Canto e A Teoria Da Complexidade
resumo Este trabalho traz uma reflexão teórica sobre o aprendizado do canto à luz da
reforma paradigmática proposta por Edgar Morin. Por meio de uma revisão
de cunho bibliográfico, objetiva-se identificar as contribuições da Teoria da
complexidade no processo de aprendizado do canto. Apoiado nas concepções do
pensamento complexo, busca-se estabelecer interfaces teóricas entre os conceitos
de pensamento sistêmico e os princípios dialógico e hologramático ao contexto
das aulas de canto, com o intuito de propor uma reflexão acerca das práticas
pedagógicas de tais professores. Tendo em vista a complexidade inerente ao termo
voz, as narrativas evidenciaram a necessidade de uma mudança de percepção
de uma reforma paradigmática, saindo de um modo de pensar cartesiano e indo
em direção a um pensamento da complexidade. Tal reforma de pensamento, por
estar diretamente relacionada a nossa aptidão de organizar o conhecimento, pode
propiciar aos referidos professores melhor compreensão do fenômeno cantar.

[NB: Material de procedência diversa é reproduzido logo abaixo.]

template <int NS, int NT, bool MULTI = false>
__global__ __launch_bounds__(NT) void k_nonlin_av_out(const float* __restrict__ aw, const float* __restrict__ hid, int ldh,
                                                      const float* __restrict__ wout, const float* __restrict__ bias,
                                                      float* __restrict__ x, int B, int T, int KL, int Tp, int Hc, int D,
                                                      int tiles_per_z, RingRef ring) {
    extern __shared__ float cs_[];
    constexpr int NWV = NT / 64;
    const int CS = ((Hc + 15) & ~15) + 4;
    const int tid = threadIdx.x, lane = tid & 63, wave = tid >> 6;
    const int b = blockIdx.y;
    const int n = lane & 15, kq = lane >> 4;
    float* rb = ring.pool + (long long)ring.slots[b] * ring.slot_stride + ring.off;
    {
        const int head = (int)(((long long)ring.chunks[b] * T) % KL), h4 = Hc >> 2;
        for (int e = tid; e < T * h4; e += NT) {
            const int r = e / h4, c = (e % h4) * 4;
            const float* p = hid + ((long long)b * T + r) * ldh + c;
            const float4 sg = *reinterpret_cast<const float4*>(p), v = *reinterpret_cast<const float4*>(p + Hc);
            *reinterpret_cast<float4*>(rb + (long long)((head + r) % KL) * Hc + c) =
                make_float4(v.x * tanhf(sg.x), v.y * tanhf(sg.y), v.z * tanhf(sg.z), v.w * tanhf(sg.w));
        }
    }
    __syncthreads();
    const int row_a = min(n, T - 1);
    const float* arow = aw + ((long long)b * T + row_a) * Tp + 4 * kq;
    for (int ct = wave; ct * 16 < Hc; ct += NWV) {
        const bool cok = ct * 16 + n < Hc;
        const float* vb = rb + (long long)(4 * kq) * Hc + (cok ? ct * 16 + n : 0);
        f32x4 acc0 = {0.f, 0.f, 0.f, 0.f}, acc1 = {0.f, 0.f, 0.f, 0.f};
        const int trips = MULTI ? (KL + 64 * NS - 1) / (64 * NS) : 1;
        for (int tr = 0; tr < trips; tr++) {
        const int k0 = 64 * NS * tr;
        float4 a4[NS][4];
        float bv[NS][4][4];
#pragma unroll
        for (int s = 0; s < NS; s++)
#pragma unroll
            for (int g = 0; g < 4; g++) {
                const int kb = k0 + 64 * s + 16 * g + 4 * kq;
                a4[s][g] = kb < Tp ? *reinterpret_cast<const float4*>(arow + k0 + 64 * s + 16 * g) : make_float4(0.f, 0.f, 0.f, 0.f);
#pragma unroll
                for (int m = 0; m < 4; m++) bv[s][g][m] = (cok && kb + m < KL) ? vb[(long long)(k0 + 64 * s + 16 * g + m) * Hc] : 0.f;
            }
#pragma unroll
        for (int s = 0; s < NS; s++)
#pragma unroll
            for (int g = 0; g < 4; g++) {
                if (g & 1) {
                    acc1 = __builtin_amdgcn_mfma_f32_16x16x4f32(a4[s][g].x, bv[s][g][0], acc1, 0, 0, 0);
                    acc1 = __builtin_amdgcn_mfma_f32_16x16x4f32(a4[s][g].y, bv[s][g][1], acc1, 0, 0, 0);
                    acc1 = __builtin_amdgcn_mfma_f32_16x16x4f32(a4[s][g].z, bv[s][g][2], acc1, 0, 0, 0);
                    acc1 = __builtin_amdgcn_mfma_f32_16x16x4f32(a4[s][g].w, bv[s][g][3], acc1, 0, 0, 0);
                } else {
                    acc0 = __builtin_amdgcn_mfma_f32_16x16x4f32(a4[s][g].x, bv[s][g][0], acc0, 0, 0, 0);
                    acc0 = __builtin_amdgcn_mfma_f32_16x16x4f32(a4[s][g].y, bv[s][g][1], acc0, 0, 0, 0);
                    acc0 = __builtin_amdgcn_mfma_f32_16x16x4f32(a4[s][g].z, bv[s][g][2], acc0, 0, 0, 0);
                    acc0 = __builtin_amdgcn_mfma_f32_16x16x4f32(a4[s][g].w, bv[s][g][3], acc0, 0, 0, 0);
                }
            }
        }
#pragma unroll
        for (int e = 0; e < 4; e++) {
            const int r = 4 * kq + e;
            const float gate = (cok && r < T) ? hid[((long long)b * T + r) * ldh + 2 * Hc + ct * 16 + n] : 0.f;
            cs_[r * CS + ct * 16 + n] = (acc0[e] + acc1[e]) * gate;
        }
    }
    __syncthreads();
    if (!wout) {
        const int h4 = Hc >> 2;
        for (int e = tid; e < T * h4; e += NT) {
            const int r = e / h4, c = (e % h4) * 4;
            *reinterpret_cast<float4*>(x + ((long long)b * T + r) * Hc + c) = *reinterpret_cast<const float4*>(cs_ + r * CS + c);
        }
        return;
    }
    const int ct0 = blockIdx.z * tiles_per_z, ct1 = min(D >> 4, ct0 + tiles_per_z);
    const float* ar = cs_ + n * CS + 4 * kq;
    for (int ct = ct0 + wave; ct < ct1; ct += NWV) {
        const int col = ct * 16 + n;
        const float* wr = wout + (long long)col * Hc + 4 * kq;
        const float bvv = bias[col];
        float xr[4];
#pragma unroll
        for (int e = 0; e < 4; e++) {
            const int i = 4 * kq + e;
            xr[e] = i < T ? x[((long long)b * T + i) * D + col] : 0.f;
        }
        f32x4 acc0 = {0.f, 0.f, 0.f, 0.f}, acc1 = {0.f, 0.f, 0.f, 0.f};
        for (int c0 = 0; c0 < Hc; c0 += 64) {
            float4 w4[4], a4[4];
#pragma unroll
            for (int g = 0; g < 4; g++) {
                const bool ok = c0 + 16 * g + 4 * kq < Hc;
                w4[g] = ok ? *reinterpret_cast<const float4*>(wr + c0 + 16 * g) : make_float4(0.f, 0.f, 0.f, 0.f);
                a4[g] = ok ? *reinterpret_cast<const float4*>(ar + c0 + 16 * g) : make_float4(0.f, 0.f, 0.f, 0.f);
            }
#pragma unroll
            for (int g = 0; g < 4; g++) {
                if (g & 1) {
                    acc1 = __builtin_amdgcn_mfma_f32_16x16x4f32(a4[g].x, w4[g].x, acc1, 0, 0, 0);
                    acc1 = __builtin_amdgcn_mfma_f32_16x16x4f32(a4[g].y, w4[g].y, acc1, 0, 0, 0);
                    acc1 = __builtin_amdgcn_mfma_f32_16x16x4f32(a4[g].z, w4[g].z, acc1, 0, 0, 0);
                    acc1 = __builtin_amdgcn_mfma_f32_16x16x4f32(a4[g].w, w4[g].w, acc1, 0, 0, 0);
                } else {
                    acc0 = __builtin_amdgcn_mfma_f32_16x16x4f32(a4[g].x, w4[g].x, acc0, 0, 0, 0);
                    acc0 = __builtin_amdgcn_mfma_f32_16x16x4f32(a4[g].y, w4[g].y, acc0, 0, 0, 0);
                    acc0 = __builtin_amdgcn_mfma_f32_16x16x4f32(a4[g].z, w4[g].z, acc0, 0, 0, 0);
                    acc0 = __builtin_amdgcn_mfma_f32_16x16x4f32(a4[g].w, w4[g].w, acc0, 0, 0, 0);
                }
            }
        }
        float o[4];
#pragma unroll
        for (int e = 0; e < 4; e++) o[e] = acc0[e] + acc1[e] + bvv + xr[e];
        float* xp = x + ((long long)b * T + 4 * kq) * D + col;
#pragma unroll
        for (int e = 0; e < 4; e++)
            if (4 * kq + e < T) xp[(long long)e * D] = o[e];
    }
}

}

template <int NG>
static void attn_scores_launch(const Ctx& ctx, const float* qkp, int ld, const float* pp, float* aw, int B, int T, int Tp, int H, int koff0,
                               int poff0) {
    int lds_stride = Tp + 4;
    size_t lds = sizeof(float) * R * lds_stride;
    const bool force_long = tunables().attn_long != 0;
    if (lds > 160 * 1024 || force_long) {
        hipLaunchKernelGGL(k_attn_scores_softmax_long<NG>, dim3(cdiv(T, R), B, H), dim3(256), 0, ctx.stream, qkp, ld, pp, aw, B, T, Tp, H, koff0,
                           poff0);
        K2_HIP(hipGetLastError());
        return;
    }
    static LdsAttrOnce lds_attr;
    lds_attr.ensure(k_attn_scores_softmax<NG>, 160 * 1024);
    dim3 grid(cdiv(T, R), B, H);
    hipLaunchKernelGGL(k_attn_scores_softmax<NG>, grid, dim3(512), lds, ctx.stream, qkp, ld, pp, aw, B, T, Tp, H, lds_stride, koff0, poff0);
    K2_HIP(hipGetLastError());
}

void attn_scores_softmax(const Ctx& ctx, const float* qkp, int ld, const float* pp, float* aw, int B, int T, int Tp, int H, int qh, int koff0,
                         int poff0) {
    K2_REQUIRE(Tp % 4 == 0 && Tp >= T, "attn: Tp=%d must be T=%d rounded up to 4", Tp, T);
    if (koff0 < 0) koff0 = H * qh;
    if (poff0 < 0) poff0 = 2 * H * qh;
    K2_REQUIRE(koff0 % 4 == 0 && poff0 % 4 == 0 && ld % 4 == 0, "attn: operand offsets must be multiples of 4 floats");
    ctx.add_flops(0.0, 2.0 * (qh + PH) * (double)T * T * B * H, 0);
    if (ctx.dry) return;
    switch (qh) {
        case 32: attn_scores_launch<4>(ctx, qkp, ld, pp, aw, B, T, Tp, H, koff0, poff0); break;
        case 24: attn_scores_launch<3>(ctx, qkp, ld, pp, aw, B, T, Tp, H, koff0, poff0); break;
        case 16: attn_scores_launch<2>(ctx, qkp, ld, pp, aw, B, T, Tp, H, koff0, poff0); break;
        default: failf(K2HIP_ERR_UNSUPPORTED, "attention head size %d unsupported (16, 24, 32)", qh);
    }
}

bool attn_av_out(const Ctx& ctx, const float* aw, const float* v, const float* wout, const float* bias, float* x, int B, int T, int KL, int Tp,
                 int H, int vh, int D) {
    const int HV = H * vh, Tk = (KL + 63) & ~63;
    const bool off = tunables().no_fused_av != 0;
    if (off || vh > 16 || HV % 4 != 0 || HV > 128 || D % 16 != 0 || Tp % 4 != 0 || Tp < KL) return false;
    ctx.add_flops(0.0, 2.0 * B * (double)T * HV * (KL + D), 0);
    if (ctx.dry) return true;
    const int strips = cdiv(T, 16) * B, ntile = D / 16;
    int cs = std::max(1, std::min(4, 512 / std::max(1, strips)));
    cs = std::min(cs, ntile);
    const int tiles_per_z = cdiv(ntile, cs);
    cs = cdiv(ntile, tiles_per_z);
    const size_t lds = sizeof(float) * 16 * (HV + 1);
    hipLaunchKernelGGL(k_attn_av_out<false>, dim3(cdiv(T, 16), B, cs), dim3(256), lds, ctx.stream, aw, v, wout, bias, x, B, T, KL, Tp, Tk, H, vh,
                       D, tiles_per_z, RingRef(), nullptr);
    K2_HIP(hipGetLastError());
    return true;
}

bool attn_av_out_ring(const Ctx& ctx, const float* aw, const RingRef& vals, const float* newrows, const float* wout, const float* bias, float* x,
                      int B, int T, int KL, int Tp, int H, int vh, int D) {
    const int HV = H * vh, Tk = (KL + 63) & ~63;
    K2_REQUIRE(vh <= 16 && HV % 4 == 0 && HV <= 128 && D % 16 == 0 && Tp % 4 == 0 && Tp >= KL && T <= 16,
               "attn_av_out_ring: shape H=%d vh=%d D=%d T=%d KL=%d unsupported", H, vh, D, T, KL);
    ctx.add_flops(0.0, 2.0 * B * (double)T * HV * (KL + D), 0);
    if (ctx.dry) return true;
    const int strips = B, ntile = D / 16;
    int cs = std::max(1, std::min(4, 512 / std::max(1, strips)));
    cs = std::min(cs, ntile);
    const int tiles_per_z = cdiv(ntile, cs);
    cs = cdiv(ntile, tiles_per_z);
    const size_t lds = sizeof(float) * 16 * (HV + 1);
    hipLaunchKernelGGL(k_attn_av_out<true>, dim3(1, B, cs), dim3(256), lds, ctx.stream, aw, nullptr, wout, bias, x, B, T, KL, Tp, Tk, H, vh, D,
                       tiles_per_z, vals, newrows);
    K2_HIP(hipGetLastError());
    return true;
}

abstract This paper brings a theoretical reflection on the singing learning process under
the paradigmatic rebuilding proposed by Edgar Morin. Through a bibliographical
revision, it aims to identify the contributions of the complexity theory to the singing
learning process. Supported by the complexity thought conceptions, it seeks to
establish theoretical interfaces between concepts of systematic thought and the
dialogic and hologrammatic principles to the singing class context, with the intention
of proposing a reflection about the pedagogical practice of the teachers. In view of
the complexity of the term voice, the narratives have shown the need of a change of
perception under a paradigmatic rebuilding, leaving a Cartesian thought way toward
a complexity thought. This rebuilding of thought, being directly related to our aptitude
to organize knowledge, can provide these teachers a better comprehension about
the singing phenomena.
A
Introdução pesquisa sobre as bases teóricas que fundamentam as práticas educativas constitui um
dos principais objetos de estudo relacionados à reflexão acerca dos processos de ensino
e aprendizagem. No caso específico da educação musical, a investigação a respeito do
aprendizado do canto demanda tempo, esforço, boa vontade, humildade e rigorosidade por
parte do professor. Dentre os diversos assuntos que merecem especial atenção, o estudo da
voz como um fenômeno complexo representa um horizonte a ser explorado ou, ainda, um
desafio a ser enfrentado. Nesse sentido, analisar a compreensão do fenômeno cantar sob o
prisma de um novo paradigma do conhecimento é um desafio de extrema importância para os
profissionais da área.
Por muito tempo, o estudo do canto esteve compartimentado em diversas áreas do
conhecimento. Segundo os estudiosos da área, cabia ao otorrinolaringologista o “papel de
intervencionista, operador, frio e organicista e do fonoaudiólogo como psicologista, filósofo
e adaptador funcional” (Pinho, 1998, p. 44); e, aos professores de canto, a função de decidir
“o que será prioridade na sequência das ações ligadas ao programa curricular, definir as
questões técnicas e musicais, bem como orientar o repertório – conjunto de peças musicais
– a ser desenvolvido” (Braga, 2009, p. 13). Em síntese, as diversas áreas do conhecimento
pouco dialogavam entre si a respeito do referido objeto de estudo. Todavia, Gilman, Nix e
Hapner (2010), ao discutirem os limites de atuação entre fonoaudiólogos, professores de canto
e o especialista em voz cantada, afirmam que o caminho mais efetivo exigirá uma abordagem
integrada e ressaltam a importância de uma conduta interdisciplinar para falantes e cantores
com problemas de voz.
Estudos recentes revelam que o paradigma cartesiano de separação e compartimentação
dos conhecimentos é incapaz de prover respostas aos fenômenos complexos. Diante da
complexidade, “quando a simplicidade não funciona mais é preciso passar ao elo à espiral, a
outros princípios de pensamento” (Pena-Vega; Nascimento, 1999, p. 31).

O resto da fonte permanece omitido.